*WHAT IS REQUIRED*:
Every line below from the one containing "uint32_t nchunks, uint32_t" through the one containing "nbig, const uint32_t*" must be transcribed exactly. Omit all lines outside that stretch.

*EXERCISE DATA*:

struct chunk_src {
    const uint32_t* chunk_n;
    const uint32_t* chunk_base;
    const uint4* extra;
    const unsigned long long* region_off;
    uint32_t NB, n_extra, n_regions;
    const uint8_t* span;
};
struct chunk_t {
    uint32_t bucket, n, lg, id;
    uint32_t span;
    uint64_t base;
};
struct bl_regions {
    const snk_u128* keys_r;
    const uint64_t* vals_r;
    const uint64_t* desc_src;
    snk_u128* keys_dense;
};
struct bl_shard {
    uint32_t bucket_base, NBl, me;
    uint32_t G;
    uint8_t* premote;
};
__global__ void __launch_bounds__(256) bl_chunk_merge_kernel(const uint32_t* __restrict__ chunk_n, const uint32_t* __restrict__ chunk_base, uint32_t NB, uint32_t G,
                                                             uint32_t cap, uint8_t* __restrict__ span, uint32_t* __restrict__ merged) {
    const uint32_t r = blockIdx.x * 256 + threadIdx.x;
    if (r >= G) return;
    uint32_t head = NONE, total = 0, m = 0, expect = 0;
    for (uint32_t b = r; b < NB; b += G) {
        const uint32_t n = chunk_n[b];
        span[b] = 1;
        merged[b] = n;
        if (n == 0) { head = NONE; continue; }
        const uint32_t base = chunk_base[b];
        if (head != NONE && base == expect && total + n <= cap && m < 255u) {
            total += n; ++m;
            merged[head] = total; merged[b] = 0; span[head] = (uint8_t)m;
        } else { head = b; total = n; m = 1; }
        expect = base + n;
    }
}
__global__ void __launch_bounds__(256) bl_chunk_desc_kernel(chunk_src cs, uint32_t nchunks, uint4* __restrict__ desc, uint64_t region_cap, uint64_t* __restrict__ desc_src) {
    const uint32_t c = blockIdx.x * 256 + threadIdx.x;
    if (c >= nchunks) return;
    uint32_t bucket, n, off = 0, meta = 0, region;
    if (c < cs.NB) {
        bucket = c; n = cs.chunk_n[c];
        if (n) off = cs.chunk_base[c];
        region = bucket % cs.n_regions;
        if (cs.span && n && cs.span[c] > 1) meta = 0x80000000u | cs.span[c];
    } else {
        const uint4 e = cs.extra[c - cs.NB];
        bucket = e.x; off = e.y; n = e.z & 0xFFFu; region = e.z >> 12; meta = e.w;
    }
    const uint64_t base = cs.region_off[region] + off;
    desc[c] = make_uint4((uint32_t)base, n, bucket, meta);
    if (desc_src) desc_src[c] = (uint64_t)region * region_cap + off;
}
__device__ __forceinline__ chunk_t chunk_get(const uint4* __restrict__ desc, uint32_t c) {
    const uint4 d = desc[c];
    chunk_t k;
    k.base = d.x; k.n = d.y; k.bucket = d.z; k.lg = d.w >> 24; k.id = d.w & 0xFFFFFFu; k.span = 1;
    if (d.w >> 31) { k.lg = 0; k.id = 0; k.span = d.w & 0xFFFFu; }
    return k;
}

__device__ __forceinline__ snk_kmer load_key(const snk_u128* keys, uint64_t i) {
    const uint64_t* p = reinterpret_cast<const uint64_t*>(keys + i);
    snk_kmer k;
    k.lo = p[0];
    k.hi = p[1];
    return k;
}
__device__ __forceinline__ uint32_t lhash(uint64_t hi, uint64_t lo) {
    uint32_t x = (uint32_t)(hi >> 32) * 0x9E3779B1u ^ (uint32_t)hi * 0x85EBCA77u ^ (uint32_t)(lo >> 32) * 0xC2B2AE3Du ^
                 (uint32_t)lo * 0x27D4EB2Fu;
    return snk_mix32(x);
}
template <int K>
__device__ __forceinline__ uint32_t oriented_base(snk_kmer k, bool rc, int idx) {
    return rc ? (snk_kmer_base<K>(k, K - 1 - idx) ^ 3u) : snk_kmer_base<K>(k, idx);
}

constexpr int BL_SPEC_LDS = 128;
constexpr int BL_SPEC_REPL = 64;
constexpr uint32_t BL_SPEC_BINS = 65536u;
constexpr uint32_t BL_SPEC_OVER = BL_SPEC_BINS + BL_SPEC_REPL * BL_SPEC_LDS / 2;
constexpr uint32_t BL_SPEC_WORDS = BL_SPEC_OVER + 16;
__global__ void __launch_bounds__(BL_SPEC_LDS) bl_spec_fold_kernel(unsigned long long* __restrict__ spec) {
    const uint32_t* rep = reinterpret_cast<const uint32_t*>(spec + BL_SPEC_BINS);
    unsigned long long s = 0;
    for (int r = 0; r < BL_SPEC_REPL; ++r) s += rep[r * BL_SPEC_LDS + threadIdx.x];
    spec[threadIdx.x] += s;
}
template <int K, int CAP, int T, bool BIG, bool GR, int MM>
__device__ __forceinline__ void bl_prune_chunk(const uint32_t c, const uint4* __restrict__ desc, uint32_t NB, bl_shard sh, const bl_regions& rg,
                                                     const snk_u128* __restrict__ keys, const uint64_t* __restrict__ vals,
                                                     uint32_t do_prune, uint8_t* __restrict__ ctx_out,
                                                     uint32_t* __restrict__ count_out, uint8_t* __restrict__ pend_out,
                                                     uint32_t* __restrict__ nbr_out, uint32_t* __restrict__ nbnd,
                                                     uint32_t* __restrict__ biglist, uint32_t* __restrict__ nbig,
                                                     unsigned long long* __restrict__ gindex, uint64_t gmask,
                                                     unsigned long long* __restrict__ spec, uint32_t* __restrict__ shist) {
    constexpr int HT = CAP <= 256 ? 512 : 4096;
    typedef typename std::conditional<(K <= 48 && !GR), uint32_t, uint64_t>::type klo_w;
    constexpr int KLS = (K <= 48 && !GR) ? 32 : 0;
    __shared__ uint64_t khi[CAP];
    __shared__ klo_w klo[CAP];
    __shared__ uint32_t ht[HT];
    __shared__ uint32_t bcnt;
    const int tid = threadIdx.x;
    const chunk_t ch = chunk_get(desc, c);
    if (ch.n == 0) return;
    if (!BIG && ch.n > (uint32_t)CAP) {
        if (tid == 0) biglist[atomicAdd(nbig, 1u)] = c;
        return;
    }
    const uint32_t n = ch.n;
    uint64_t src = ch.base;
    if (rg.keys_r) { src = rg.desc_src[c]; keys = rg.keys_r; vals = rg.vals_r; }
    __syncthreads();
    for (int s = tid; s < HT; s += T) ht[s] = 0;
    if (tid == 0) bcnt = 0;
    constexpr int NPT = (CAP + T - 1) / T;
    uint64_t myv[NPT];
    snk_kmer kq[NPT];
#pragma unroll
    for (int q = 0; q < NPT; ++q) {
        const uint32_t i = tid + q * T;
        myv[q] = 0;
        if (i < n) {
            kq[q] = load_key(keys, src + i);
            myv[q] = vals[src + i];
        }
    }
#pragma unroll
    for (int q = 0; q < NPT; ++q) {
        const uint32_t i = tid + q * T;
        if (i < n) {
            khi[i] = kq[q].hi;
            klo[i] = (klo_w)(kq[q].lo >> KLS);
            if (rg.keys_r) { uint64_t* d = reinterpret_cast<uint64_t*>(rg.keys_dense + ch.base + i); d[0] = kq[q].lo; d[1] = kq[q].hi; }
        }
    }
    __syncthreads();
    for (uint32_t i = tid; i < n; i += T) {
        uint32_t slot = lhash(khi[i], (uint64_t)klo[i] << KLS) & (HT - 1);
        for (;;) {
            const uint32_t old = atomicCAS(&ht[slot], 0u, i + 1u);
            if (old == 0u) break;
            slot = (slot + 1) & (HT - 1);
        }
    }
    __syncthreads();
    const uint32_t split_mask = (1u << ch.lg) - 1u;
    uint32_t mybnd = 0;
    __shared__ uint16_t mlist[8 * T];
    __shared__ uint32_t resL[T];
    __shared__ uint32_t mcnt;
#pragma unroll
    for (int q = 0; q < NPT; ++q) {
        const uint32_t i0 = q * T;
        if (i0 >= n) break;
        const uint32_t i = i0 + tid;
        const bool act = i < n;
        snk_kmer k;
        k.hi = act ? khi[i] : 0ull;
        k.lo = act ? ((uint64_t)klo[i] << KLS) : 0ull;
        uint64_t tag = 0;
        if (GR) { tag = k.lo & 0xFFFFFFFFull; k.lo &= ~0xFFFFFFFFull; }
        const uint64_t v = myv[q];
        const uint32_t c0 = (uint32_t)(v & 0xFFu);
        uint32_t keep = 0, miss = 0, nb0 = NONE, nb1 = NONE;
        const snk_kmer kr = snk_kmer_rc<K>(k);
        for (uint32_t rem = c0; rem; rem &= rem - 1) {
            const uint32_t bit = __ffs(rem) - 1;
            const snk_kmer y = bit < 4 ? snk_kmer_succ<K>(k, bit) : snk_kmer_pred<K>(k, bit - 4);
            const snk_kmer r = bit < 4 ? snk_kmer_pred<K>(kr, 3u - bit) : snk_kmer_succ<K>(kr, 7u - bit);
            const bool rev = snk_kmer_lt(r, y);
            snk_kmer cy = rev ? r : y;
            if (GR) cy.lo |= tag;
            int32_t j = -1;
            uint32_t slot = lhash(cy.hi, cy.lo) & (HT - 1);
            for (;;) {
                const uint32_t e = ht[slot];
                if (e == 0u) break;
                if (khi[e - 1] == cy.hi && ((uint64_t)klo[e - 1] << KLS) == cy.lo) { j = (int32_t)(e - 1); break; }
                slot = (slot + 1) & (HT - 1);
            }
            if (j >= 0) {
                keep |= 1u << bit;
                if (bit < 4) nb0 = ((uint32_t)j << 1) | (rev ? 1u : 0u); else nb1 = ((uint32_t)j << 1) | (rev ? 1u : 0u);
            } else miss |= 1u << bit;
        }
        if (tid == 0) mcnt = 0;
        resL[tid] = 0;
        __syncthreads();
        uint32_t pos = snk_wave_alloc(&mcnt, (uint32_t)__popc(miss));
        if (miss) {
            for (uint32_t bit = 0; bit < 8; ++bit)
                if (miss & (1u << bit)) mlist[pos++] = (uint16_t)((tid << 3) | bit);
        }
        __syncthreads();
        const uint32_t nm = mcnt;
        constexpr int SH = K - MM;
        constexpr int PER = (SH + 3) / 4;
        for (uint32_t it0 = 0; it0 < nm; it0 += T / 4) {
            const uint32_t item = it0 + (tid >> 2), sub = tid & 3u;
            const bool on = item < nm;
            const uint32_t ent = on ? mlist[item] : 0u;
            const uint32_t th = ent >> 3, bit = ent & 7u;
            const uint32_t ni = i0 + th;
            snk_kmer kk;
            kk.hi = on ? khi[ni] : 0ull;
            kk.lo = on ? ((uint64_t)klo[ni] << KLS) : 0ull;
            uint64_t ktag = 0;
            if (GR) { ktag = kk.lo & 0xFFFFFFFFull; kk.lo &= ~0xFFFFFFFFull; }
            const int first = bit < 4 ? 1 : 0;
            uint32_t mk = 0xFFFFFFFFu;
            for (int t = 0; t < PER; ++t) {
                const int sp = (int)sub * PER + t;
                if (sp < SH) {
                    const int pp = first + sp;
                    uint64_t w;
                    if (pp == 0) w = kk.hi;
                    else if (pp < 32) w = (kk.hi << (2 * pp)) | (kk.lo >> (64 - 2 * pp));
                    else if (pp == 32) w = kk.lo;
                    else w = kk.lo << (2 * pp - 64);
                    const uint32_t key = snk_mmer_key_top<MM>(w);
                    mk = key < mk ? key : mk;
                }
            }
            { const uint32_t o = __shfl_xor(mk, 1); mk = o < mk ? o : mk; }
            { const uint32_t o = __shfl_xor(mk, 2); mk = o < mk ? o : mk; }
            if (on && sub == 0) {
                const snk_kmer y = bit < 4 ? snk_kmer_succ<K>(kk, bit) : snk_kmer_pred<K>(kk, bit - 4);
                uint64_t wn;
                if (bit < 4) {
                    constexpr int pl = K - MM;
                    wn = pl < 32 ? ((y.hi << (2 * pl)) | (y.lo >> (64 - 2 * pl))) : (pl == 32 ? y.lo : (y.lo << (2 * pl - 64)));
                } else wn = y.hi;
                const uint32_t nkey = snk_mmer_key_top<MM>(wn);
                if (nkey < mk) mk = nkey;
                const uint32_t gb = snk_bucket_of_key(mk ^ (GR ? snk_group_mix((uint32_t)ktag) : 0u), NB);
                const uint32_t db = gb - (sh.bucket_base + ch.bucket);
                bool here = ch.span == 1 ? db == 0u : (gb >= sh.bucket_base + ch.bucket && db % sh.G == 0u && db / sh.G < ch.span);
                const bool remote = sh.NBl && gb / sh.NBl != sh.me;
                if (here && ch.lg) {
                    const snk_kmer r = snk_kmer_rc<K>(y);
                    snk_kmer cn = snk_kmer_lt(r, y) ? r : y;
                    if (GR) cn.lo |= ktag;
                    uint32_t h1, h2;
                    snk_kmer_hash_count<(K > 48) || GR>(cn, &h1, &h2);
                    here = (h2 & split_mask) == ch.id;
                }
                if (here && !(do_prune & 2u)) { if (!(do_prune & 1u)) atomicOr(&resL[th], 1u << bit); }
                else atomicOr(&resL[th], (1u << bit) | (0x100u << bit) | (remote ? (0x10000u << bit) : 0u));
            }
        }
        __syncthreads();
        const uint32_t res = resL[tid];
        keep |= res & 0xFFu;
        const uint32_t pm = (res >> 8) & 0xFFu;
        __syncthreads();
        if (!act) continue;
        const uint64_t gi = ch.base + i;
        ctx_out[gi] = (uint8_t)keep;
        pend_out[gi] = (uint8_t)pm;
        if (sh.premote) sh.premote[gi] = (uint8_t)(res >> 16);
        const uint32_t cnt = (uint32_t)(v >> 8);
        count_out[gi] = cnt;
        if (spec) {
            const uint32_t sc = cnt > 0xFFFFFFu ? 0xFFFFFFu : cnt;
            if (sc < (uint32_t)BL_SPEC_LDS) atomicAdd(&shist[sc], 1u);
            else if (sc < BL_SPEC_BINS) atomicAdd(&spec[sc], 1ull);
            else spec[BL_SPEC_OVER] = 1ull;
        }
        nbr_out[gi] = (nb0 == NONE ? 0x0FFFu : nb0) | (snk_kmer_eq(k, kr) ? 0x8000u : 0u) | ((nb1 == NONE ? 0x0FFFu : nb1) << 16);
        if (pm) {
            ++mybnd;
            if (gindex) {
                snk_kmer kk;
                kk.hi = khi[i];
                kk.lo = (uint64_t)klo[i] << KLS;
                uint32_t h1, h2;
                snk_kmer_hash2(kk, &h1, &h2);
                uint64_t slot = (((uint64_t)h1 << 32) | h2) & gmask;
                const unsigned long long ent = ((unsigned long long)h1 << 32) | (unsigned long long)(gi + 1);
                if (gindex[gmask + 1] == 0ull) {
                    bool placed = false;
                    for (uint32_t tries = 0; tries < 64; ++tries) {
                        const unsigned long long old = atomicCAS(&gindex[slot], 0ull, ent);
                        if (old == 0ull) { placed = true; break; }
                        slot = (slot + 1) & gmask;
                    }
                    if (!placed) gindex[gmask + 1] = 1ull;
                }
            }
        }
    }
    snk_wave_add(&bcnt, mybnd);
    __syncthreads();
    if (tid == 0) nbnd[c] = bcnt;
}
template <int K, int CAP, int T, bool BIG, bool GR, int MM>
__global__ void __launch_bounds__(T) bl_prune_kernel(const uint4* __restrict__ desc, uint32_t NB, bl_shard sh, bl_regions rg, const uint32_t* __restrict__ biglist_in,
                                                     uint32_t nchunks, uint32_t cpw,
                                                     const snk_u128* __restrict__ keys, const uint64_t* __restrict__ vals,
                                                     uint32_t do_prune, uint8_t* __restrict__ ctx_out,
                                                     uint32_t* __restrict__ count_out, uint8_t* __restrict__ pend_out,
                                                     uint32_t* __restrict__ nbr_out, uint32_t* __restrict__ nbnd,
                                                     uint32_t* __restrict__ biglist, uint32_t* __restrict__ nbig, const uint32_t* __restrict__ n_dev,
                                                     unsigned long long* __restrict__ gindex, uint64_t gmask, unsigned long long* __restrict__ spec) {
    __shared__ uint32_t shist[BL_SPEC_LDS];
    if (spec) {
        for (int j = threadIdx.x; j < BL_SPEC_LDS; j += T) shist[j] = 0;
        __syncthreads();
    }
    if (BIG && n_dev) {
        const uint32_t nb = *n_dev;
        for (uint32_t w = blockIdx.x; w < nb; w += gridDim.x)
            bl_prune_chunk<K, CAP, T, BIG, GR, MM>(biglist_in[w], desc, NB, sh, rg, keys, vals, do_prune, ctx_out, count_out, pend_out, nbr_out, nbnd, biglist, nbig, gindex, gmask,
                                                   spec, shist);
    } else {
        for (uint32_t r = 0; r < cpw; ++r) {
            const uint32_t w = blockIdx.x * cpw + r;
            if (w >= nchunks) break;
            bl_prune_chunk<K, CAP, T, BIG, GR, MM>(BIG ? biglist_in[w] : w, desc, NB, sh, rg, keys, vals, do_prune, ctx_out, count_out, pend_out, nbr_out,
                                           nbnd, biglist, nbig, gindex, gmask, spec, shist);
        }
    }
    if (spec) {
        __syncthreads();
        uint32_t* rep = reinterpret_cast<uint32_t*>(spec + BL_SPEC_BINS) + (blockIdx.x % BL_SPEC_REPL) * BL_SPEC_LDS;
        for (int j = threadIdx.x; j < BL_SPEC_LDS; j += T)
            if (shist[j]) atomicAdd(&rep[j], shist[j]);
    }
}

*THE ANSWER*:
                                                     uint32_t nchunks, uint32_t cpw,
                                                     const snk_u128* __restrict__ keys, const uint64_t* __restrict__ vals,
                                                     uint32_t do_prune, uint8_t* __restrict__ ctx_out,
                                                     uint32_t* __restrict__ count_out, uint8_t* __restrict__ pend_out,
                                                     uint32_t* __restrict__ nbr_out, uint32_t* __restrict__ nbnd,
                                                     uint32_t* __restrict__ biglist, uint32_t* __restrict__ nbig, const uint32_t* __restrict__ n_dev,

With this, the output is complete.